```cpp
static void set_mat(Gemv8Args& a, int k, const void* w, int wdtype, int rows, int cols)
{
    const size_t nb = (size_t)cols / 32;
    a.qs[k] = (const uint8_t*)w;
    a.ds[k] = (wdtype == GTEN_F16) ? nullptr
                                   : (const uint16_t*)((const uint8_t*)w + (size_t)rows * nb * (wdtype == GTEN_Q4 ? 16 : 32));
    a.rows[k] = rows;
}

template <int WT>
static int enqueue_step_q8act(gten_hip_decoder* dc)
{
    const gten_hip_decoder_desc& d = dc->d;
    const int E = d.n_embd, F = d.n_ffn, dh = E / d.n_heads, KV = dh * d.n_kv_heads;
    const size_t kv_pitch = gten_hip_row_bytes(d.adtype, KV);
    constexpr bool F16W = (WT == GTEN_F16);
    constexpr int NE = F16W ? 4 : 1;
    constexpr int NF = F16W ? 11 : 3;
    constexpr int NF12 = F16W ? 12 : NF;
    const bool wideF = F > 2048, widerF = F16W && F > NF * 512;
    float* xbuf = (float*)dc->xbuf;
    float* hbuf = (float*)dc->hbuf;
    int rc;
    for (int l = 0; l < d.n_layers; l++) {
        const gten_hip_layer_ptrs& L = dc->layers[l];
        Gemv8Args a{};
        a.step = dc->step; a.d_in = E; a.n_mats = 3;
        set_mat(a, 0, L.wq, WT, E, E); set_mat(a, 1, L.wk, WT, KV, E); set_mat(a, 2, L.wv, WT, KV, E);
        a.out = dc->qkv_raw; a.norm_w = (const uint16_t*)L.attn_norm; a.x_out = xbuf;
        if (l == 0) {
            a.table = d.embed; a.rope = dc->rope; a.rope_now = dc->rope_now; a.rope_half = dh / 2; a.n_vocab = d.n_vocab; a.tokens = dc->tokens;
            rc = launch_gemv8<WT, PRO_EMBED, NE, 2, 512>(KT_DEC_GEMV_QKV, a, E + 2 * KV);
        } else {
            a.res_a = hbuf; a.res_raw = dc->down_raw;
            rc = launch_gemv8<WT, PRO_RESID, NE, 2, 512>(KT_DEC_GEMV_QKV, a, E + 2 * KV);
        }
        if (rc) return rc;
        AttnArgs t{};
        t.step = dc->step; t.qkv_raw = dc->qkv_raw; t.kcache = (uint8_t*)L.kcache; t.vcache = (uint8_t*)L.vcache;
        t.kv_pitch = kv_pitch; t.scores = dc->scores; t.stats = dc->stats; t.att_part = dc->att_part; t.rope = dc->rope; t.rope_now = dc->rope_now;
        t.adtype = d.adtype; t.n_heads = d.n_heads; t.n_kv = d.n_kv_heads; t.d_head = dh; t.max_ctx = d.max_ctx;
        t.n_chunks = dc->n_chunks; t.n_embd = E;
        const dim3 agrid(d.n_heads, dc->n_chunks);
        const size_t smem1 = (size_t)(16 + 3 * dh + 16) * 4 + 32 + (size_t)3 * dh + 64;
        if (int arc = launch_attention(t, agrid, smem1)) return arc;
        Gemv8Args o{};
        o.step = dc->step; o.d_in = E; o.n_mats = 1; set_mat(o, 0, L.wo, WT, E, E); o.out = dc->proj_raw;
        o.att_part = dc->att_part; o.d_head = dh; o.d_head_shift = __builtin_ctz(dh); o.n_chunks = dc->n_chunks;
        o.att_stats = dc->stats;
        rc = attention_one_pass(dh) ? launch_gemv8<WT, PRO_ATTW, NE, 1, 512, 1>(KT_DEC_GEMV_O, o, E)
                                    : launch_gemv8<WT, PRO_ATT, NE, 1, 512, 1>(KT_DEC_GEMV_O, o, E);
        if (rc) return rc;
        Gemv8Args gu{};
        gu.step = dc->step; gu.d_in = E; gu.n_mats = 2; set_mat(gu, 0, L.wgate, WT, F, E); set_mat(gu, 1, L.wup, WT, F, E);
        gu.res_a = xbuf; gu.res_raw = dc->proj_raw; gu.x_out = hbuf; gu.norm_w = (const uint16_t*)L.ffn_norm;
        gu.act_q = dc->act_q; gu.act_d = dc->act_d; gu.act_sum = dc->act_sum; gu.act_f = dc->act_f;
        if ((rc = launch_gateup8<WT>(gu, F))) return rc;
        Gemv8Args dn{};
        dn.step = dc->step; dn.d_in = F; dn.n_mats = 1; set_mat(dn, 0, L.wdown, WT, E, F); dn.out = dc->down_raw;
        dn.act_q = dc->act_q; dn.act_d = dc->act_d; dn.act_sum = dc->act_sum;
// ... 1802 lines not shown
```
══════
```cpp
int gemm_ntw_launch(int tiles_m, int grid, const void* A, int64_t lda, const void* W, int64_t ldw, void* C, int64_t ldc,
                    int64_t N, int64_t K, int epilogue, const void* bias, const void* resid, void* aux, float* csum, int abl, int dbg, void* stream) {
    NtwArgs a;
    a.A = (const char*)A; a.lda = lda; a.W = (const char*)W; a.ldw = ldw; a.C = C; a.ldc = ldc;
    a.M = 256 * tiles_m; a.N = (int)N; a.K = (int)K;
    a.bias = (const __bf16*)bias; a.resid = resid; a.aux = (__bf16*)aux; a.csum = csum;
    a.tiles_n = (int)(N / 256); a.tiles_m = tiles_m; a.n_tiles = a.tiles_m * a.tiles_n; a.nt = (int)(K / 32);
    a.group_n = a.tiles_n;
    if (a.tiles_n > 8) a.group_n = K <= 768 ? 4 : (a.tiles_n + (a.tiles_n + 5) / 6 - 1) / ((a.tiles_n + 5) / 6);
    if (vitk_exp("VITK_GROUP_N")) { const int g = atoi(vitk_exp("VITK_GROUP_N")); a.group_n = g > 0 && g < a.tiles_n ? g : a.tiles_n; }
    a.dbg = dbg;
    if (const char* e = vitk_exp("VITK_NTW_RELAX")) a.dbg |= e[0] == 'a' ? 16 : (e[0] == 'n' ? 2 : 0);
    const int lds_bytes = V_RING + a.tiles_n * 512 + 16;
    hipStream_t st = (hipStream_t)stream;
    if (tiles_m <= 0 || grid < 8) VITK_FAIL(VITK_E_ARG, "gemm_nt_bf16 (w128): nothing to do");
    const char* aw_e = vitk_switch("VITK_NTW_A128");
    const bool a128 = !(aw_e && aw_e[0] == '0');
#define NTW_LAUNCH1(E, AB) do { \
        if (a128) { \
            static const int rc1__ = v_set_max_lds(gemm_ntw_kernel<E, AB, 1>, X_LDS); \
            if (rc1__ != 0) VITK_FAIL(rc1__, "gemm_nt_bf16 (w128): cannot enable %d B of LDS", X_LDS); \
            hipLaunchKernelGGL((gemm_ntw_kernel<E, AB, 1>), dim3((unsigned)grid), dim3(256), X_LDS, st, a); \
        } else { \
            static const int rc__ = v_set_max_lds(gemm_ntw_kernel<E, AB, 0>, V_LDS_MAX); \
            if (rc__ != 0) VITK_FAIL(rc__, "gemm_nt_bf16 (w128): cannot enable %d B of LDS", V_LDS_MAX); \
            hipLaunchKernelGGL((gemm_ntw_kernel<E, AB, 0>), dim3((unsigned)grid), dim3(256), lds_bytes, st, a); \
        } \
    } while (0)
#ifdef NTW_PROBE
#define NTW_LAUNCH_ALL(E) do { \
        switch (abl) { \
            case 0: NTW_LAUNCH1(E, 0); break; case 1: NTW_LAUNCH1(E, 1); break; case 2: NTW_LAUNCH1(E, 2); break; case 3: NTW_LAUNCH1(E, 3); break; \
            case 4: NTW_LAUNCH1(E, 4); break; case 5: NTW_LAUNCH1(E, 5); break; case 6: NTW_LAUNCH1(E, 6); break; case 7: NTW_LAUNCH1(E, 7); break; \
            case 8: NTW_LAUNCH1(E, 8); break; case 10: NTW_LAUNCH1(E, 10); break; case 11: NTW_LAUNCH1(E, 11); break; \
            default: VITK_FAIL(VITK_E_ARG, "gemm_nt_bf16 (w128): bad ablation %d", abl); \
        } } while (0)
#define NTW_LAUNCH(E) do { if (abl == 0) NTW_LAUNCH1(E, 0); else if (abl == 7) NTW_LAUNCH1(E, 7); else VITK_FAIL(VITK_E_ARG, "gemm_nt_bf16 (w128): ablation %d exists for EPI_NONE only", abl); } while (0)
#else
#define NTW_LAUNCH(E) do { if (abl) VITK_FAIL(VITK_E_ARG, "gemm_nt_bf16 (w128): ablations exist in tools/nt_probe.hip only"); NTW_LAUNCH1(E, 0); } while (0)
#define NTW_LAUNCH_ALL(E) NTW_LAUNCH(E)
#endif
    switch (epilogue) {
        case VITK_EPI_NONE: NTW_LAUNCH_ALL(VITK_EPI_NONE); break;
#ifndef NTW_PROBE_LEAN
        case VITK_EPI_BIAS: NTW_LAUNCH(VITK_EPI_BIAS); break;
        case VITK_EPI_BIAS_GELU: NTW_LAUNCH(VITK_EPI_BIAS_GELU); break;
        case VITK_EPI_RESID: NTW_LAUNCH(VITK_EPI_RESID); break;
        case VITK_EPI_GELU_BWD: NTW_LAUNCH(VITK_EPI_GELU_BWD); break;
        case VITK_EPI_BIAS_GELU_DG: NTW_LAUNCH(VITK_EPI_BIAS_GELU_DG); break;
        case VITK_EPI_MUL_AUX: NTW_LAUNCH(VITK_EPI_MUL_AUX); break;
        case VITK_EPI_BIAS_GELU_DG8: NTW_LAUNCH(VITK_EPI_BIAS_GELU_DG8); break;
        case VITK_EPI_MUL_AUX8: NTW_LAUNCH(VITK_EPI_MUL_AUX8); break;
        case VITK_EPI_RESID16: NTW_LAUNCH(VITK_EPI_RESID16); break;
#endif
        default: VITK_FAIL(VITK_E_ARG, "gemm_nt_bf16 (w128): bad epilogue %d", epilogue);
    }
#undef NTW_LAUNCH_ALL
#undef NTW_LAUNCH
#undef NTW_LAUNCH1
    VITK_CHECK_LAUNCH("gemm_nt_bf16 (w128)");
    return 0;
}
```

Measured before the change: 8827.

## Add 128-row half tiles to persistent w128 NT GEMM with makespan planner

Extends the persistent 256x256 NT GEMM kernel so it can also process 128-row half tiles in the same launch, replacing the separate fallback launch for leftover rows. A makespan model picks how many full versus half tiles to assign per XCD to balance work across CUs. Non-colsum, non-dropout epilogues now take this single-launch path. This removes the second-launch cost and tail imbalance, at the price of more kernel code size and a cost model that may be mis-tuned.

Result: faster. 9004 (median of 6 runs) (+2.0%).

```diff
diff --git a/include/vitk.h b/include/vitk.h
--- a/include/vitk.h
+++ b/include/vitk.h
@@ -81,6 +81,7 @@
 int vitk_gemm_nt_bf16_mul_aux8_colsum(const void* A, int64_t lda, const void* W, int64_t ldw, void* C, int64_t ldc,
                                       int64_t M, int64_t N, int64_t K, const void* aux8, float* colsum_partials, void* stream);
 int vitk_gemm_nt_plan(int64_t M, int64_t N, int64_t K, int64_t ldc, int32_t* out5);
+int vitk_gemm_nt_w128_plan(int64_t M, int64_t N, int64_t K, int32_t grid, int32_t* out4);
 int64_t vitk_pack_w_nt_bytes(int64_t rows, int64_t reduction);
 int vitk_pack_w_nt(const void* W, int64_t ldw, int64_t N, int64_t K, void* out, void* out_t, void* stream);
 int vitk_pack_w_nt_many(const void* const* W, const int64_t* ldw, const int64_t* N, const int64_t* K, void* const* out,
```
══════
■ What is expected
Determine the number of lines in the listing that contain the string "float". Write that number and nothing else.

■ Answer for the task
4